Collected data
——————————
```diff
@@ -432,18 +433,26 @@
 #pragma unroll
     for (int t = 0; t < 9; ++t) {
         const int yy = qy - (t / 3 - 1), xx = qx - (t % 3 - 1);
-        src[t] = ((unsigned)yy < (unsigned)H && (unsigned)xx < (unsigned)W)
-                     ? lookup[((int64_t)n * H + yy) * W + xx] : -1;
+        src[t] = lookup[((int64_t)n * H + min(max(yy, 0), H - 1)) * W + min(max(xx, 0), W - 1)];
+    }
+#pragma unroll
+    for (int t = 0; t < 9; ++t) {
+        const int yy = qy - (t / 3 - 1), xx = qx - (t % 3 - 1);
+        if ((unsigned)yy >= (unsigned)H || (unsigned)xx >= (unsigned)W) src[t] = -1;
     }
     for (int c = threadIdx.x; c < C4; c += blockDim.x) {
+        float4 *out = gx + (int64_t)q * C4 + c;
+        float4 v[9];
+#pragma unroll
+        for (int t = 0; t < 9; ++t)
+            v[t] = *(src[t] >= 0 ? gp + ((int64_t)src[t] * 9 + t) * C4 + c : out);
         float4 acc = make_float4(0.f, 0.f, 0.f, 0.f);
 #pragma unroll
         for (int t = 0; t < 9; ++t) {
             if (src[t] < 0) continue;
-            const float4 v = gp[((int64_t)src[t] * 9 + t) * C4 + c];
-            acc.x += v.x; acc.y += v.y; acc.z += v.z; acc.w += v.w;
-        }
-        gx[(int64_t)q * C4 + c] = acc;
+            acc.x += v[t].x; acc.y += v[t].y; acc.z += v[t].z; acc.w += v[t].w;
+        }
+        *out = acc;
     }
 }
 }
```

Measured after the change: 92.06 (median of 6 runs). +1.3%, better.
——————————
• _WHAT IS NEEDED_
Go through the entries above and count the lines holding the word "const"; write nothing but the number.

• _EXERCISE SOLUTION_
3